### Exercise
Check each line of the material. Copy those containing "glsft".

### Source information
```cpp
#ifndef HS_BWD_W4
#define HS_BWD_W4 2
#endif
#ifndef HS_BWD_FEED
#define HS_BWD_FEED 1
#endif
#ifndef HS_BWD_ILOAD
#define HS_BWD_ILOAD 1
#endif
#ifndef HS_BWD_IPRED
#define HS_BWD_IPRED 1
#endif
constexpr int bwd_np(int n) { return n <= 4 ? 4 : 8; }
constexpr int bwd_d0(int n) { return 16 * (16 / bwd_np(n) - 1); }
constexpr int bwd_ymir(int n) { return bwd_d0(n) + 20; }
constexpr int bwd_rmir(int n) { return bwd_d0(n); }
constexpr bool bwd_feed(int ft) { return HS_BWD_FEED && ft == 1; }
constexpr int bwd_stat_doubles(int n, int ft)
{
    const int np = bwd_np(n), rpad = n <= 4 ? 1 : 2, ym = bwd_yring(ft);
    if (ft <= 0) return 0;
    if (!bwd_feed(ft)) return ym + (128 + 8 * rpad) * np;
    const int re = 128 + bwd_rmir(n);
    return (ym + bwd_ymir(n) + 2) + (re + rpad * (re >> 4) + 1) * np;
}
template <int N, bool UC, int FT = 0, bool GS = false>
__global__ __launch_bounds__(64, N <= 4 ? HS_BWD_W4 : 1) void kw_bwd(WaveGeom g, const WaveConst *__restrict__ cst,
                                                            const double *__restrict__ y,
                                                            const double *__restrict__ Rf,
                                                            const double *__restrict__ FA0,
                                                            const double *__restrict__ FV,
                                                            const double *__restrict__ FREF,
                                                            const double *__restrict__ fpre,
                                                            const double *__restrict__ W2,
                                                            double *__restrict__ rho, double *__restrict__ partS,
                                                            double *__restrict__ Zc, double *__restrict__ bpre,
                                                            double *__restrict__ bown, double *__restrict__ yhead,
                                                            double *__restrict__ trash, double *__restrict__ partG,
                                                            double *__restrict__ gsil)
{
    constexpr bool FUSE = FT > 0;
    static_assert(!GS || !FUSE, "the silent posterior is stored by the unfused sweep");
    static_assert(!FUSE || (N >= 3 && N <= 8), "the fused statistics are written for delayed copies of 3-8 rings");
    static_assert(!FUSE || N > 4 || FT == 1, "3-4 rings: one tile of 64 lags");
    constexpr int NPc = bwd_np(N), NSc = 16 / NPc, LPT = 16 * NSc;
    constexpr int RPAD = NPc == 4 ? 1 : 2;
    constexpr int RGROWS = 128 + 8 * RPAD;
    constexpr int YM = bwd_yring(FT);
    constexpr int NACC = FT <= 1 ? 2 : FT;
#ifndef HS_BWD_D4
#define HS_BWD_D4 2
#endif
    constexpr int D = N <= 4 ? HS_BWD_D4 : (N <= 8 ? 2 : 1);
    constexpr int KSC = 4, KCP0 = 4 + N, KPEND = 4 + 2 * N, KCPX = 4 + 3 * N, KSIZE = 4 + 3 * N + N * N;
    extern __shared__ double lds[];
    const int L = g.L, W = g.W, RB = g.RB, B = g.B;
    double *KC = lds, *DLv = lds + KSIZE, *DLs = lds + KSIZE + N * (RB + 1);
    const int lane = threadIdx.x;
    const int cg = blockIdx.x, ch = cg / g.nch, c = cg % g.nch;
    const int64_t T = g.T;
    const int64_t tc = (int64_t)c * B;
    const int nc = (int)((T - tc) < B ? (T - tc) : B);
    const int64_t tend = tc + nc, tstar = tend - 1;
    const int64_t te = (tend + g.He) < T ? (tend + g.He) : T;
    const double *yc = y + (int64_t)ch * T;
    const double *Rc = Rf + (int64_t)ch * N * T;
    const double *FAc = FA0 + (int64_t)ch * T, *FRc = FREF + (int64_t)ch * T, *FVc = FV + (int64_t)ch * N * T;
    double *rhoc = rho + (int64_t)ch * N * T;
    const double *W2c = W2 + (int64_t)ch * T;
    const int64_t FR = 1 + (int64_t)L * (N + 1);
    const double la0pre = c > 0 ? fpre[cg * FR] : 0.0;
    double *recp = bpre + cg * FR, *reco = bown + cg * FR;
    double *yh = yhead + (int64_t)ch * (N * L + 2);

    for (int i = lane; i < N * (RB + 1); i += 64) DLv[i] = 1.0;
    for (int i = lane; i < RB + 1; i += 64) DLs[i] = 0.0;
    double *YY = DLs + (RB + 1), *RG = YY + (bwd_feed(FT) ? YM + bwd_ymir(N) + 2 : YM);
    const int lk = lane >> 4, lj = lane & 15, gla = lj % NPc, glsft = lj / NPc;
    wg_d4 cacc[NACC > 0 ? NACC : 1];
#pragma unroll
    for (int q = 0; q < NACC; q++) cacc[q] = wg_d4{0.0, 0.0, 0.0, 0.0};
    int gtau = -1;
    auto rgrow = [&](int r) { return (r + RPAD * (r >> 4)) * NPc; };
    constexpr bool FEED = bwd_feed(FT);
    constexpr int YMIR = bwd_ymir(N), RMIR = bwd_rmir(N), RE = 128 + RMIR;
    const double *RGl = RG + (rgrow(lk - 16 * glsft + RMIR) + gla);
    const double *YYl = YY + (lk - lj + (YMIR - 16 * (NSc - 1) - 4));
    auto ystore = [&](int sigma, double v) {
        const int i = sigma & (YM - 1);
        if constexpr (FEED) {
            YY[YMIR + i] = v;
            YY[i >= YM - YMIR ? i - (YM - YMIR) : YM + YMIR] = v;
        } else YY[i] = v;
    };
    auto rstore = [&](int sigma, const double (&v)[NPc]) {
        const int r = sigma & 127;
        if constexpr (FEED) {
            double *p0 = RG + rgrow(RMIR + r), *p1 = RG + rgrow(r >= 128 - RMIR ? r - (128 - RMIR) : RE);
#pragma unroll
            for (int a = 0; a < NPc; a++) p0[a] = v[a];
#pragma unroll
            for (int a = 0; a < NPc; a++) p1[a] = v[a];
        } else {
            double *p0 = RG + rgrow(r);
#pragma unroll
            for (int a = 0; a < NPc; a++) p0[a] = v[a];
        }
    };
    auto gmfma = [&](int upto) {
        if constexpr (FEED) {
            for (; gtau + 8 <= upto; gtau += 8) {
                const int s0 = rgrow(gtau & 127), s1 = rgrow((gtau + 4) & 127), sy = (gtau + 4) & (YM - 1);
                const double b0 = RGl[s0], b1 = RGl[s1];
                const double a0 = YYl[sy], a1 = YYl[sy + 4];
                cacc[0] = __builtin_amdgcn_mfma_f64_16x16x4f64(a0, b0, cacc[0], 0, 0, 0);
                cacc[1] = __builtin_amdgcn_mfma_f64_16x16x4f64(a1, b1, cacc[1], 0, 0, 0);
            }
            if (gtau + 4 <= upto) {
                const int s0 = rgrow(gtau & 127), sy = (gtau + 4) & (YM - 1);
                const double b0 = RGl[s0];
                const double a0 = YYl[sy];
                cacc[0] = __builtin_amdgcn_mfma_f64_16x16x4f64(a0, b0, cacc[0], 0, 0, 0);
                gtau += 4;
            }
        } else if constexpr (FT <= 1) {
            constexpr int D0 = 16 * (NSc - 1);
            for (; gtau + 8 <= upto; gtau += 8) {
                const int r0 = (gtau + lk - 16 * glsft) & 127, r1 = (gtau + 4 + lk - 16 * glsft) & 127;
                const double b0 = RG[rgrow(r0) + gla], b1 = RG[rgrow(r1) + gla];
                const double a0 = YY[(gtau + lk - D0 - lj) & (YM - 1)], a1 = YY[(gtau + 4 + lk - D0 - lj) & (YM - 1)];
                cacc[0] = __builtin_amdgcn_mfma_f64_16x16x4f64(a0, b0, cacc[0], 0, 0, 0);
                cacc[1] = __builtin_amdgcn_mfma_f64_16x16x4f64(a1, b1, cacc[1], 0, 0, 0);
            }
            if (gtau + 4 <= upto) {
                const int r0 = (gtau + lk - 16 * glsft) & 127;
                const double b0 = RG[rgrow(r0) + gla];
                const double a0 = YY[(gtau + lk - D0 - lj) & (YM - 1)];
                cacc[0] = __builtin_amdgcn_mfma_f64_16x16x4f64(a0, b0, cacc[0], 0, 0, 0);
                gtau += 4;
            }
// ... 835 lines not shown
```
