# ibm-granite/dolomite-engine

Hardware: NVIDIA H100
Metric: tokens_per_sec (higher is better)
Workload: dtype bf16

## Files before the change

### dolomite_engine_b200/csrc/attention_bwd.cu

```cuda
#include "attention_common.cuh"
#include "../../include/dolomite_b200.h"

using namespace dolo;

namespace {

struct BwdParams {
    const float* lse;
    const float* delta;
    __nv_bfloat16* dqkv;
    int64_t row_stride;
    const int32_t* cu_seqlens;
    int n_docs;
    int64_t T;
    int n_groups, q_per_group, n_heads;
    float scale, scale_log2;
    int head_chunk;
    int head_chunk_q;
    int n_tile_slots;
    AttnDropout drop;
    const float* alibi_slopes;
};

constexpr int DELTA_TOK = 8;
__global__ void __launch_bounds__(256)
    attn_delta_kernel(const uint4* __restrict__ dout, const uint4* __restrict__ out, float* __restrict__ delta, int64_t T,
                      int n_heads, int vec_per_head) {
    extern __shared__ float part[];
    const int64_t t0 = int64_t(blockIdx.x) * DELTA_TOK;
    const int ntok = (T - t0) < DELTA_TOK ? int(T - t0) : DELTA_TOK;
    const int vec_per_tok = n_heads * vec_per_head;
    const int total = ntok * vec_per_tok;
    const uint4* a = dout + t0 * vec_per_tok;
    const uint4* b = out + t0 * vec_per_tok;
    for (int i = threadIdx.x; i < total; i += blockDim.x) {
        const uint4 x = __ldg(a + i), y = __ldg(b + i);
        float s = bf16_lo(x.x) * bf16_lo(y.x) + bf16_hi(x.x) * bf16_hi(y.x);
        s += bf16_lo(x.y) * bf16_lo(y.y) + bf16_hi(x.y) * bf16_hi(y.y);
        s += bf16_lo(x.z) * bf16_lo(y.z) + bf16_hi(x.z) * bf16_hi(y.z);
        s += bf16_lo(x.w) * bf16_lo(y.w) + bf16_hi(x.w) * bf16_hi(y.w);
        part[i] = s;
    }
    __syncthreads();
    for (int i = threadIdx.x; i < n_heads * DELTA_TOK; i += blockDim.x) {
        const int h = i / DELTA_TOK, tl = i - h * DELTA_TOK;
        if (tl < ntok) {
            const float* p = part + tl * vec_per_tok + h * vec_per_head;
            float s = 0.f;
            for (int k = 0; k < vec_per_head; ++k) s += p[k];
            delta[int64_t(h) * T + t0 + tl] = s;
        }
    }
}

constexpr int ATT_BWD_THREADS = 384;
constexpr int ATT_PRODUCER_REGS = 24;
constexpr int ATT_CONSUMER_REGS = 240;
static_assert(ATT_PRODUCER_REGS * 128 + 2 * ATT_CONSUMER_REGS * 128 <= 65536, "register file exceeded");

constexpr int BWD_QT = 64;

__device__ __forceinline__ void opaque(uint32_t& x) { asm volatile("" : "+r"(x)); }
__device__ __forceinline__ void mbar_spin(uint64_t* bar, uint32_t parity) {
    asm volatile("{\n\t.reg .pred P1;\n\tWAIT_%=:\n\tmbarrier.try_wait.parity.shared::cta.b64 P1, [%0], %1;\n\t@!P1 bra WAIT_%=;\n\t}"
                 ::"r"(smem_u32(bar)), "r"(parity)
                 : "memory");
}
__device__ __forceinline__ void mbar_arrive_lane0(uint64_t* bar, int lane) {
    asm volatile("{\n\t.reg .pred p;\n\tsetp.eq.s32 p, %1, 0;\n\t@p mbarrier.arrive.shared::cta.b64 _, [%0];\n\t}" ::"r"(smem_u32(bar)),
                 "r"(lane)
                 : "memory");
}
constexpr int QDO_STAGES = 4;

template <bool ALIBI, bool MASK>
__device__ __forceinline__ void bwd_p_ds(float (&st)[BWD_QT / 2], float (&dpt)[BWD_QT / 2], const float* ls, const float* ds,
                                         const BwdParams& p, const TileLoc& loc, int q0, int wc, const int (&kr)[2], int head,
                                         uint32_t head_key, bool drop) {
    const float slope = ALIBI ? __ldg(p.alibi_slopes + head) : 0.f;
#pragma unroll
    for (int h = 0; h < 2; ++h) {
        const float bias_r = ALIBI ? attn_alibi_bias(slope, kr[h]) * ATT_LOG2E : 0.f;
#pragma unroll
        for (int b = 0; b < BWD_QT / 8; ++b) {
            const float2 l = *reinterpret_cast<const float2*>(ls + 8 * b + wc);
            const float2 d = *reinterpret_cast<const float2*>(ds + 8 * b + wc);
            const float lse_c[2] = {l.x, l.y}, del_c[2] = {d.x, d.y};
#pragma unroll
            for (int e = 0; e < 2; ++e) {
                const int q = q0 + 8 * b + wc + e;
                const int i = 4 * b + 2 * h + e;
                const bool ok = !MASK || (q >= kr[h] && q < loc.doc_len);
                float pr;
                if constexpr (ALIBI)
                    pr = ok ? fast_exp2(fmaf(st[i], p.scale_log2, bias_r) - lse_c[e]) : 0.f;
                else
                    pr = ok ? fast_exp2(fmaf(st[i], p.scale_log2, -lse_c[e])) : 0.f;
                float dp = dpt[i];
                if (drop) {
                    const float z = attn_drop_scale(p.drop, head_key, loc.doc_start + q, loc.doc_start + kr[h]);
                    dp *= z;
                    st[i] = pr * z;
                } else {
                    st[i] = pr;
                }
                dpt[i] = p.scale * pr * (dp - del_c[e]);
            }
        }
    }
}

template <int HD, bool ALIBI>
__global__ void __launch_bounds__(ATT_BWD_THREADS, 1)
    attn_bwd_kernel(const __grid_constant__ CUtensorMap tq64, const __grid_constant__ CUtensorMap tqR,
                    const __grid_constant__ CUtensorMap to64, const __grid_constant__ CUtensorMap toR, const BwdParams p) {
    using CH = HeadChunks<HD>;
    constexpr int KV_BYTES = CH::tile_bytes(ATT_TILE);
    constexpr int QT_BYTES = CH::tile_bytes(BWD_QT);

    int cta_tile, group;
    attn_cta_order(p.head_chunk, p.n_tile_slots, cta_tile, group);
    const TileLoc loc = locate_tile(p.cu_seqlens, p.n_docs, cta_tile);
    if (!loc.valid) return;
    const int k0 = loc.tile * ATT_TILE;
    const int i0 = k0 / BWD_QT;
    const int n_qt = (loc.doc_len + BWD_QT - 1) / BWD_QT;
    const int n_i = n_qt - i0;
    const int n_steps = n_i * p.q_per_group;
    const int k_col = (group * (p.q_per_group + 2) + p.q_per_group) * HD;
    const int v_col = k_col + HD;

    extern __shared__ uint8_t smem_raw[];
    uint8_t* smem = smem_align_1024(smem_raw);
    uint8_t* sK = smem;
    uint8_t* sV = sK + KV_BYTES;
    uint8_t* sQ = sV + KV_BYTES;
    uint8_t* sO = sQ + QDO_STAGES * QT_BYTES;
    float* sL = reinterpret_cast<float*>(sO + QDO_STAGES * QT_BYTES);
    uint64_t* bars = reinterpret_cast<uint64_t*>(sL + QDO_STAGES * 2 * BWD_QT);
    uint64_t* kv_full = bars;
    uint64_t* qd_full = bars + 1;
    uint64_t* qd_empty = bars + 1 + QDO_STAGES;

    const int wg = threadIdx.x >> 7, warp = threadIdx.x >> 5, lane = threadIdx.x & 31;
    const float log2e = 1.4426950408889634f;

    if (threadIdx.x == 0) {
        tma_prefetch_desc(&tq64);
        tma_prefetch_desc(&to64);
        if (CH::REM > 0) {
            tma_prefetch_desc(&tqR);
            tma_prefetch_desc(&toR);
        }
        mbar_init(kv_full, 1);
        for (int i = 0; i < QDO_STAGES; ++i) {
            mbar_init(&qd_full[i], 1 + 32);
            mbar_init(&qd_empty[i], 8);
        }
        mbar_fence_init();
        mbar_expect_tx(kv_full, 2 * KV_BYTES);
        tma_load_chunked<HD, ATT_TILE>(sK, &tq64, &tqR, kv_full, k_col, loc.doc_start + k0);
        tma_load_chunked<HD, ATT_TILE>(sV, &tq64, &tqR, kv_full, v_col, loc.doc_start + k0);
    }
    __syncthreads();

    if (wg == 0) {
        setmaxnreg_dec<ATT_PRODUCER_REGS>();
        if (warp == 0) {
            if (elect_one()) {
                int s = 0;
                uint32_t ph = 0;
                for (int n = 0; n < n_steps; ++n) {
                    const int hl = n / n_i, qi = i0 + n % n_i;
                    const int q_col = (group * (p.q_per_group + 2) + hl) * HD;
                    mbar_wait(&qd_empty[s], ph ^ 1, 32);
                    mbar_expect_tx(&qd_full[s], 2 * QT_BYTES);
                    tma_load_chunked<HD, BWD_QT>(sQ + s * QT_BYTES, &tq64, &tqR, &qd_full[s], q_col,
                                                 loc.doc_start + qi * BWD_QT);
                    tma_load_chunked<HD, BWD_QT>(sO + s * QT_BYTES, &to64, &toR, &qd_full[s],
                                                 (group * p.q_per_group + hl) * HD, loc.doc_start + qi * BWD_QT);
                    if (++s == QDO_STAGES) s = 0, ph ^= 1;
                }
            }
        } else if (warp == 1) {
            int s = 0;
            uint32_t ph = 0;
            for (int n = 0; n < n_steps; ++n) {
                const int hl = n / n_i, qi = i0 + n % n_i;
                const int64_t row0 = int64_t(group * p.q_per_group + hl) * p.T + loc.doc_start;
                mbar_wait(&qd_empty[s], ph ^ 1, 33);
                float* ls = sL + s * 2 * BWD_QT;
#pragma unroll
                for (int r = lane; r < BWD_QT; r += 32) {
                    const int q = qi * BWD_QT + r;
                    ls[r] = q < loc.doc_len ? __ldg(p.lse + row0 + q) * log2e : 0.f;
                    ls[BWD_QT + r] = q < loc.doc_len ? __ldg(p.delta + row0 + q) : 0.f;
                }
                mbar_arrive(&qd_full[s]);
                if (++s == QDO_STAGES) s = 0, ph ^= 1;
            }
        }
        return;
    }

    setmaxnreg_inc<ATT_CONSUMER_REGS>();
    const int cw = wg - 1;
    const int n_steps_u = __shfl_sync(0xffffffffu, n_steps, 0);
    const int wr = (warp & 3) * 16 + (lane >> 2);
    const int wc = 2 * (lane & 3);
    const int kr[2] = {k0 + cw * 64 + wr, k0 + cw * 64 + wr + 8};
    const bool drop = p.drop.threshold != 0;
    const uint32_t sk0 = smem_u32(sK), sv0 = smem_u32(sV);

    float dv[HD / 2], dk[HD / 2];
#pragma unroll
    for (int i = 0; i < HD / 2; ++i) dv[i] = dk[i] = 0.f;
    float st[BWD_QT / 2], dpt[BWD_QT / 2];

    auto issue_ss = [&](int s) {
        const uint32_t sq = smem_u32(sQ + s * QT_BYTES), so = smem_u32(sO + s * QT_BYTES);
        uint32_t sk = sk0, sv = sv0;
        opaque(sk), opaque(sv);
        wgmma_fence();
#pragma unroll
        for (int c = 0; c < CH::NCHUNK; ++c) {
            const int w = CH::width(c);
            const uint32_t krow = CH::offset(c, ATT_TILE) + cw * 64 * 2 * w;
#pragma unroll
            for (int k = 0; k < w / 16; ++k) {
                wgmma_ss<BWD_QT, 0, 0>(st, chunk_desc_kmajor(sk + krow, w, k), chunk_desc_kmajor(sq + CH::offset(c, BWD_QT), w, k),
                                       (c != 0 || k != 0) ? 1u : 0u);
                wgmma_ss<BWD_QT, 0, 0>(dpt, chunk_desc_kmajor(sv + krow, w, k), chunk_desc_kmajor(so + CH::offset(c, BWD_QT), w, k),
                                       (c != 0 || k != 0) ? 1u : 0u);
            }
        }
        wgmma_commit();
    };

    mbar_spin(kv_full, 0);
    int s = 0;
    uint32_t ph = 0;
    for (int n = 0; n < n_steps_u; ++n) {
        const int hl = n / n_i, qi = i0 + n % n_i;
        const int head = group * p.q_per_group + hl;
        const int q0 = qi * BWD_QT;
        const uint32_t head_key = dropout_head_key(uint32_t(head), p.drop.key0, p.drop.key1);
        mbar_spin(&qd_full[s], ph);
        issue_ss(s);
        wgmma_wait<0>();
        reg_fence<BWD_QT / 2>(st);
        reg_fence<BWD_QT / 2>(dpt);

        const float* ls = sL + s * 2 * BWD_QT;
        if (qi <= i0 + cw || (qi + 1) * BWD_QT > loc.doc_len)
            bwd_p_ds<ALIBI, true>(st, dpt, ls, ls + BWD_QT, p, loc, q0, wc, kr, head, head_key, drop);
        else
            bwd_p_ds<ALIBI, false>(st, dpt, ls, ls + BWD_QT, p, loc, q0, wc, kr, head, head_key, drop);
        uint32_t pa[BWD_QT / 16][4], da[BWD_QT / 16][4];
#pragma unroll
        for (int kk = 0; kk < BWD_QT / 16; ++kk) {
            acc_to_a_frag(st, kk, pa[kk]);
            acc_to_a_frag(dpt, kk, da[kk]);
        }

        uint32_t sq = smem_u32(sQ + s * QT_BYTES), so = smem_u32(sO + s * QT_BYTES);
        opaque(sq), opaque(so);
        wgmma_fence();
#pragma unroll
        for (int c = 0; c < CH::NCHUNK; ++c) {
#pragma unroll
            for (int kk = 0; kk < BWD_QT / 16; ++kk) {
                if (CH::width(c) == 64) {
                    wgmma_rs<64, 1>(dv + CH::col(c) / 2, pa[kk], chunk_desc_mnmajor(so + CH::offset(c, BWD_QT), 64, kk), 1u);
                    wgmma_rs<64, 1>(dk + CH::col(c) / 2, da[kk], chunk_desc_mnmajor(sq + CH::offset(c, BWD_QT), 64, kk), 1u);
                } else {
                    constexpr int R = CH::REM ? CH::REM : 16;
                    wgmma_rs<R, 1>(dv + CH::col(c) / 2, pa[kk], chunk_desc_mnmajor(so + CH::offset(c, BWD_QT), R, kk), 1u);
                    wgmma_rs<R, 1>(dk + CH::col(c) / 2, da[kk], chunk_desc_mnmajor(sq + CH::offset(c, BWD_QT), R, kk), 1u);
                }
            }
        }
        wgmma_commit();
        wgmma_wait<0>();
        reg_fence<HD / 2>(dv);
        reg_fence<HD / 2>(dk);
        __syncwarp();
        mbar_arrive_lane0(&qd_empty[s], lane);
        if (++s == QDO_STAGES) s = 0, ph ^= 1;
    }

#pragma unroll
    for (int h = 0; h < 2; ++h) {
        if (kr[h] >= loc.doc_len) continue;
        __nv_bfloat16* row = p.dqkv + (loc.doc_start + int64_t(kr[h])) * p.row_stride;
#pragma unroll
        for (int b = 0; b < HD / 8; ++b) {
            *reinterpret_cast<uint32_t*>(row + k_col + 8 * b + wc) = pack_bf16(dk[4 * b + 2 * h], dk[4 * b + 2 * h + 1]);
            *reinterpret_cast<uint32_t*>(row + v_col + 8 * b + wc) = pack_bf16(dv[4 * b + 2 * h], dv[4 * b + 2 * h + 1]);
        }
    }
}

template <int HD, bool ALIBI>
int launch_bwd(const void* dout, const void* qkv, int64_t row_stride, const BwdParams& p, cudaStream_t st) {
    using CH = HeadChunks<HD>;
    CUtensorMap tq64, tqR, to64, toR;
    int rc = attn_make_maps<HD>(qkv, row_stride, p.T, &tq64, &tqR);
    if (rc) return rc;
    rc = attn_make_maps<HD>(dout, int64_t(p.n_heads) * HD, p.T, &to64, &toR);
    if (rc) return rc;
    constexpr int smem_bytes = 1024 + 2 * CH::tile_bytes(ATT_TILE) + 2 * QDO_STAGES * CH::tile_bytes(BWD_QT) +
                               QDO_STAGES * 2 * BWD_QT * 4 + 128;
    static_assert(smem_bytes <= 232448, "attention backward shared memory budget exceeded");
    auto kern = attn_bwd_kernel<HD, ALIBI>;
    static bool attr_set = false;
    if (!attr_set) {
        DOLO_CUDA_OK(cudaFuncSetAttribute(kern, cudaFuncAttributeMaxDynamicSharedMemorySize, smem_bytes));
        attr_set = true;
    }
    const int64_t max_tiles = (p.T + ATT_TILE - 1) / ATT_TILE + p.n_docs;
    DOLO_REQUIRE(max_tiles == p.n_tile_slots && max_tiles * p.n_groups < (1ll << 31), "attn_bwd: grid too large");
    dim3 grid((unsigned)(max_tiles * p.n_groups));
    kern<<<grid, ATT_BWD_THREADS, smem_bytes, st>>>(tq64, tqR, to64, toR, p);
    DOLO_LAUNCH_OK("attn_varlen_bwd");
    return DOLO_OK;
}
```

### Reply
    const int lk = lane >> 4, lj = lane & 15, gla = lj % NPc, glsft = lj / NPc;
    const double *RGl = RG + (rgrow(lk - 16 * glsft + RMIR) + gla);
                const int r0 = (gtau + lk - 16 * glsft) & 127, r1 = (gtau + 4 + lk - 16 * glsft) & 127;
                const int r0 = (gtau + lk - 16 * glsft) & 127;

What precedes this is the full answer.